EXTRACTED ENTRIES
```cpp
struct WalkRecord { float4 q0, q1, q2, q3; };
FLX_DEV void walkLaneFetchRecord(const DeviceFrame &fr, const WavefrontBuffers &wb, uint32_t id, bool compactFresh, WalkRecord &R) {
  const float4 *rec = wb.rec + (size_t)id * 8;
  if (compactFresh) {
    const float4 *pp = pix_part(fr, wb, id);
    const float4 a = wb.rec0[(size_t)id * 3], bq = wb.rec0[(size_t)id * 3 + 1];
    const float4 p0 = pp[0], p1 = pp[1], p2 = pp[2];
    R.q0 = make_float4(p0.x, p0.y, p0.z, a.w);
    R.q1 = make_float4(a.x, a.y, a.z, bq.w);
    R.q2 = make_float4(p1.x, p1.y, p1.z, p2.w);
    R.q3 = make_float4(bq.x, bq.y, bq.z, __int_as_float(0));
  } else {
    R.q0 = rec[0]; R.q1 = rec[1]; R.q2 = rec[2]; R.q3 = rec[3];
  }
}
template <bool COUNT>
FLX_DEV bool walkLaneInstall(uint32_t id, const WalkRecord &R, WalkLane &L, WorkCounters &cnt, uint32_t stamp = 0u ) {
  const int fl = __float_as_int(R.q0.w);
  if (fl & RF_DEAD) return true;
  L.pathId = id; L.flags = fl | (int)(stamp << 8); L.base = R.q2.w; L.pathBounce = __float_as_int(R.q3.w);
  L.nextRay.origin = F3(R.q0.x, R.q0.y, R.q0.z);
  L.nextRay.dir = F3(R.q1.x, R.q1.y, R.q1.z);
  L.shadowRay.origin = F3(R.q2.x, R.q2.y, R.q2.z);
  L.shadowRay.dir = F3(R.q3.x, R.q3.y, R.q3.z);
  L.shadowLen = R.q1.w;
  walkClearResults(L.w);
  L.w.mode = (fl & RF_NEED_SHADOW) ? 0 : 1;
  if (COUNT) { if (L.w.mode == 0) cnt.shadow_walks++; if (!(fl & RF_NO_CLOSEST)) cnt.closest_walks++; L.v0 = cnt.closest_visits + cnt.shadow_visits; }
  L.st = (L.w.mode == 1 && (fl & RF_NO_CLOSEST)) ? P_DONE : P_SETUP;
  return false;
}
template <bool COUNT>
FLX_DEV bool walkLaneLoad(const DeviceFrame &fr, const WavefrontBuffers &wb, uint32_t id, bool compactFresh, WalkLane &L, WorkCounters &cnt, uint32_t stamp = 0u) {
  WalkRecord R;
  walkLaneFetchRecord(fr, wb, id, compactFresh, R);
  return walkLaneInstall<COUNT>(id, R, L, cnt, stamp);
}
template <bool COUNT>
FLX_DEV void walkLaneSetup(const DeviceScene &sc, uint32_t nTransforms, const float4 *xf, float2 *myRays, const float4 *walkG, const float4 *ldsEntries, uint32_t ldsCount,
                           WalkLane &L, WorkCounters &cnt) {
  const bool shadowMode = L.w.mode == 0;
  const Ray src = shadowMode ? L.shadowRay : L.nextRay;
  walkSetupRays(sc, nTransforms, xf, myRays, src, shadowMode);
  L.w.tR = src; L.w.cachedTI = 0; L.w.minLen = shadowMode ? L.shadowLen : POW32; L.w.i = (int)sc.walk_root;
  reciprocalOfDir(sc, src.dir, src.origin, L.w.inv, L.w.fastDiv);
  L.st = P_WALKING;
  if (walkFetchG<COUNT>(walkG, ldsEntries, ldsCount, myRays, L.w, L.cur, cnt)) L.st = shadowMode ? P_SWITCH : P_DONE;
}
FLX_DEV void walkLaneSwitch(WalkLane &L) {
  if (L.st == P_SWITCH) {
    if (L.flags & RF_NO_CLOSEST) L.st = P_DONE;
    else { L.w.mode = 1; L.st = P_SETUP; }
  }
}
#ifndef FLX_WF_TRI_EARLY_FETCH
#define FLX_WF_TRI_EARLY_FETCH 1
#endif
#if FLX_WF_TRI_EARLY_FETCH && !(FLX_WF_LINK_KIND && FLX_WF_LINK_ISBOX)
#error "FLX_WF_TRI_EARLY_FETCH needs FLX_WF_LINK_KIND and FLX_WF_LINK_ISBOX: neither the arrival nor the trip's control may wait for the loaded entry"
#endif
FLX_DEV float4 walkAnyFloat4() {
  float x, y, z, w;
  asm volatile("" : "=v"(x)); asm volatile("" : "=v"(y)); asm volatile("" : "=v"(z)); asm volatile("" : "=v"(w));
  return make_float4(x, y, z, w);
}
#if FLX_WF_TRI_EARLY_FETCH
#define FLX_WALK_LANE_STEP(COUNT_, THICK_, walkG_, ldsEntries_, ldsCount_, myRays_, L_, cnt_)                                      \
  do {                                                                                                                           \
    WalkEntry nxt_;                                                                                                              \
    nxt_.e0 = walkAnyFloat4(); nxt_.e1 = walkAnyFloat4(); nxt_.e2 = walkAnyFloat4();                                             \
    if ((L_).st == P_WALKING) {                                                                                                  \
      bool ended_ = false;                                                                                                       \
      uint32_t here_ = (uint32_t)(L_).w.i;                                        \
      if (walkIsBoxL((L_).w)) walkBoxP<THICK_>((L_).w, (L_).cur); else (L_).w.i = __float_as_int((L_).cur.e2.y);                 \
      walkFetchIssue(walkG_, ldsEntries_, ldsCount_, (uint32_t)(L_).w.i, nxt_);                                                  \
      asm("" : "+v"(here_));                                                                                                     \
      if (linkKind(here_) != 1u) ended_ = walkTriT((L_).w, (L_).cur);                                                            \
      if (!ended_) ended_ = walkFetchArrive<COUNT_>(myRays_, (L_).w, nxt_, cnt_);                                                \
      if (ended_) (L_).st = ((L_).w.mode == 0) ? P_SWITCH : P_DONE;                                                              \
    }                                                                                                                            \
    (L_).cur = nxt_;                                                                                                             \
  } while (0)
// ... 68 lines not shown
```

TO DO
Count the lines of the data that hold the word "WavefrontBuffers". Report the count and nothing more.

ANSWER FOR THE TASK
2